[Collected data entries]
=======

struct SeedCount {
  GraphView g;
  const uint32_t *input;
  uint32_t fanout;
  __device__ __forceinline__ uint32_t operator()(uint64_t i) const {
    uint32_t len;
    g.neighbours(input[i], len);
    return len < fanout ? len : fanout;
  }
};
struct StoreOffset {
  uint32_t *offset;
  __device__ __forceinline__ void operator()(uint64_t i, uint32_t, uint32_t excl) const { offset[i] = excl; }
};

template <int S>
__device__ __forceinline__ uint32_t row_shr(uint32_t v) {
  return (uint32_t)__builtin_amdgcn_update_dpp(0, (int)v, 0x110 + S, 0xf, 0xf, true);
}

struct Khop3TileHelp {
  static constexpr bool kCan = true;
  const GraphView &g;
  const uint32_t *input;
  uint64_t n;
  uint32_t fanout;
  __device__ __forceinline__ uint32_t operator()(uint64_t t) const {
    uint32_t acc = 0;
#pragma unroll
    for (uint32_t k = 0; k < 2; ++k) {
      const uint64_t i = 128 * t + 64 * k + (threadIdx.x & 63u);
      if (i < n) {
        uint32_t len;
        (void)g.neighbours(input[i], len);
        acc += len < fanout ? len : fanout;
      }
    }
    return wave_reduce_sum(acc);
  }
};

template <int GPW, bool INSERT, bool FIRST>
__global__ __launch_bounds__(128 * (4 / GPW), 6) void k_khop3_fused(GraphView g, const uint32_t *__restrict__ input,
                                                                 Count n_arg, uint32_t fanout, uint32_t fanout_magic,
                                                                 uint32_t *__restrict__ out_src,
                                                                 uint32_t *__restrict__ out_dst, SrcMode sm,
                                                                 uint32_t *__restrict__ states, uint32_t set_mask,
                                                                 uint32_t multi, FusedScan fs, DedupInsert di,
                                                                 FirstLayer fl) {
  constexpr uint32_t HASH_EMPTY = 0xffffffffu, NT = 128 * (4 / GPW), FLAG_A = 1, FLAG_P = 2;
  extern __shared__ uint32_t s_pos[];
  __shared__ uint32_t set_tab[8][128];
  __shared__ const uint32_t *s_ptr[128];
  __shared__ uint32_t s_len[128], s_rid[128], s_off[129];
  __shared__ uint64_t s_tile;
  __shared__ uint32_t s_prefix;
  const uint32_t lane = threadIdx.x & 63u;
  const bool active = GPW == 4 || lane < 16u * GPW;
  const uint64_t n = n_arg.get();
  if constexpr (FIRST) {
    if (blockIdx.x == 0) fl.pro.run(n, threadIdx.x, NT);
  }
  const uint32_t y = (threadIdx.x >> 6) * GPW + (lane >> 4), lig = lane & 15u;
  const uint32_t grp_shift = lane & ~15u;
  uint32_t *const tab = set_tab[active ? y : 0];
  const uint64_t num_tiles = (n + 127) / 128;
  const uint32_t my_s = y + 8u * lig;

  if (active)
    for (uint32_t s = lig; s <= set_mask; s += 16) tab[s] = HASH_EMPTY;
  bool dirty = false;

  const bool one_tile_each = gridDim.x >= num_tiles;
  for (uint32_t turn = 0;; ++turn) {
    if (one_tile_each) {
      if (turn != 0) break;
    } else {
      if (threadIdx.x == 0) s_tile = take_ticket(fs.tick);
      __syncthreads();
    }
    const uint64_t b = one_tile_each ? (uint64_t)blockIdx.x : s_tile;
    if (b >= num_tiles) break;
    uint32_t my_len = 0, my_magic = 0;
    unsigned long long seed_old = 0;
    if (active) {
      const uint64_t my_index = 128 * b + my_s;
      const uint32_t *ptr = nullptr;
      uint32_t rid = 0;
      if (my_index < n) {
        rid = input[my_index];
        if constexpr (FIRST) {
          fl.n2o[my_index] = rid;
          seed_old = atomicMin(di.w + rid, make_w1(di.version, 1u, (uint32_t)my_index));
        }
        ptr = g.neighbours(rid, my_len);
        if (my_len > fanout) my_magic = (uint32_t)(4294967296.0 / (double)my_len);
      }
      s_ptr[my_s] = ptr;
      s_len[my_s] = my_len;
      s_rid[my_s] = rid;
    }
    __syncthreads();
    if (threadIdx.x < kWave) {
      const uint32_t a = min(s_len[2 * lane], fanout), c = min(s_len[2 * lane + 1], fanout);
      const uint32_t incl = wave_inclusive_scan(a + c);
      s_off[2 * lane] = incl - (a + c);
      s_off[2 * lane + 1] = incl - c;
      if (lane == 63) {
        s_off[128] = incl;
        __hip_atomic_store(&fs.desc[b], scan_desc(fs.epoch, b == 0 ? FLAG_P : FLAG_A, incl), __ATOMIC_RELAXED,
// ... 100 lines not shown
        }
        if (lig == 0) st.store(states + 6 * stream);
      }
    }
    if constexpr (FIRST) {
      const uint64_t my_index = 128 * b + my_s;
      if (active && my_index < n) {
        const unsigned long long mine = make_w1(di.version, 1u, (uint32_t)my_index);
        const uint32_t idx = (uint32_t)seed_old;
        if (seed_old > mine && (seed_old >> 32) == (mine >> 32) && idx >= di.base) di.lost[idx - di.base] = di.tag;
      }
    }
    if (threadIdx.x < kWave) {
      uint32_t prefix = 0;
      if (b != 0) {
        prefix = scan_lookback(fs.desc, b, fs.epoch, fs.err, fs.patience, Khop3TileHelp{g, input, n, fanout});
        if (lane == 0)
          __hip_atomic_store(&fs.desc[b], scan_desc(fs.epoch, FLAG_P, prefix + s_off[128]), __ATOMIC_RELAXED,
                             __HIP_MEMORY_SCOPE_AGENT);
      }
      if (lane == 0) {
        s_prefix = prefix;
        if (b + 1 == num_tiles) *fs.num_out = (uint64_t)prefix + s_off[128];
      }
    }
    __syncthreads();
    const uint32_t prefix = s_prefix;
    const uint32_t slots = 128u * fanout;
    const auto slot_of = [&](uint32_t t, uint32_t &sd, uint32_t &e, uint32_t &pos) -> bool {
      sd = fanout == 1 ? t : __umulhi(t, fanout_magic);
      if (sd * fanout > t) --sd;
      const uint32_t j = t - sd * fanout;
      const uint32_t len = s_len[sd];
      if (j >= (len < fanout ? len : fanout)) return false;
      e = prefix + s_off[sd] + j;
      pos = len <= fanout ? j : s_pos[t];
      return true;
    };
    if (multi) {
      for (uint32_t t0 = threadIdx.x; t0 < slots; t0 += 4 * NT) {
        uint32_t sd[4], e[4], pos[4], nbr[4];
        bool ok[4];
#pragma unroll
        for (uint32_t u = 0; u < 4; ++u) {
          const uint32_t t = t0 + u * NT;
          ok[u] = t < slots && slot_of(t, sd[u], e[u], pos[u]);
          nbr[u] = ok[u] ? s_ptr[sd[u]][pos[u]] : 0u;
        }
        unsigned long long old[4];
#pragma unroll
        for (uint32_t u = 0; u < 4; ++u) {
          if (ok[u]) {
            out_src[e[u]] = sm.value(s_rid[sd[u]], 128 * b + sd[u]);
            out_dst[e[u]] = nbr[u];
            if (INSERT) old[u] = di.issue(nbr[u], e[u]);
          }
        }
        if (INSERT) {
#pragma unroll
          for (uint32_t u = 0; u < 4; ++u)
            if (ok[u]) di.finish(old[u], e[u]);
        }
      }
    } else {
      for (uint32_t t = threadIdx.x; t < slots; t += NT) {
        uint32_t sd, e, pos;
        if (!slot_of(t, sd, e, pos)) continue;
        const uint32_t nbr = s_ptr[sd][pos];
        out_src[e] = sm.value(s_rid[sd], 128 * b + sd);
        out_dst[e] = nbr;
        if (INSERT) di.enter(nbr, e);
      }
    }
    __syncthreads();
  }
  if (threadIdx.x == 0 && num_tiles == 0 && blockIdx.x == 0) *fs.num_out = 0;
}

=======

# BRIEF:
Only the lines from the start of the data to the line holding "uint32_t *__restrict__ states, uint32_t" are wanted; return them exactly, both ends included.

# TASK OUTPUT:
struct SeedCount {
  GraphView g;
  const uint32_t *input;
  uint32_t fanout;
  __device__ __forceinline__ uint32_t operator()(uint64_t i) const {
    uint32_t len;
    g.neighbours(input[i], len);
    return len < fanout ? len : fanout;
  }
};
struct StoreOffset {
  uint32_t *offset;
  __device__ __forceinline__ void operator()(uint64_t i, uint32_t, uint32_t excl) const { offset[i] = excl; }
};

template <int S>
__device__ __forceinline__ uint32_t row_shr(uint32_t v) {
  return (uint32_t)__builtin_amdgcn_update_dpp(0, (int)v, 0x110 + S, 0xf, 0xf, true);
}

struct Khop3TileHelp {
  static constexpr bool kCan = true;
  const GraphView &g;
  const uint32_t *input;
  uint64_t n;
  uint32_t fanout;
  __device__ __forceinline__ uint32_t operator()(uint64_t t) const {
    uint32_t acc = 0;
#pragma unroll
    for (uint32_t k = 0; k < 2; ++k) {
      const uint64_t i = 128 * t + 64 * k + (threadIdx.x & 63u);
      if (i < n) {
        uint32_t len;
        (void)g.neighbours(input[i], len);
        acc += len < fanout ? len : fanout;
      }
    }
    return wave_reduce_sum(acc);
  }
};

template <int GPW, bool INSERT, bool FIRST>
__global__ __launch_bounds__(128 * (4 / GPW), 6) void k_khop3_fused(GraphView g, const uint32_t *__restrict__ input,
                                                                 Count n_arg, uint32_t fanout, uint32_t fanout_magic,
                                                                 uint32_t *__restrict__ out_src,
                                                                 uint32_t *__restrict__ out_dst, SrcMode sm,
                                                                 uint32_t *__restrict__ states, uint32_t set_mask,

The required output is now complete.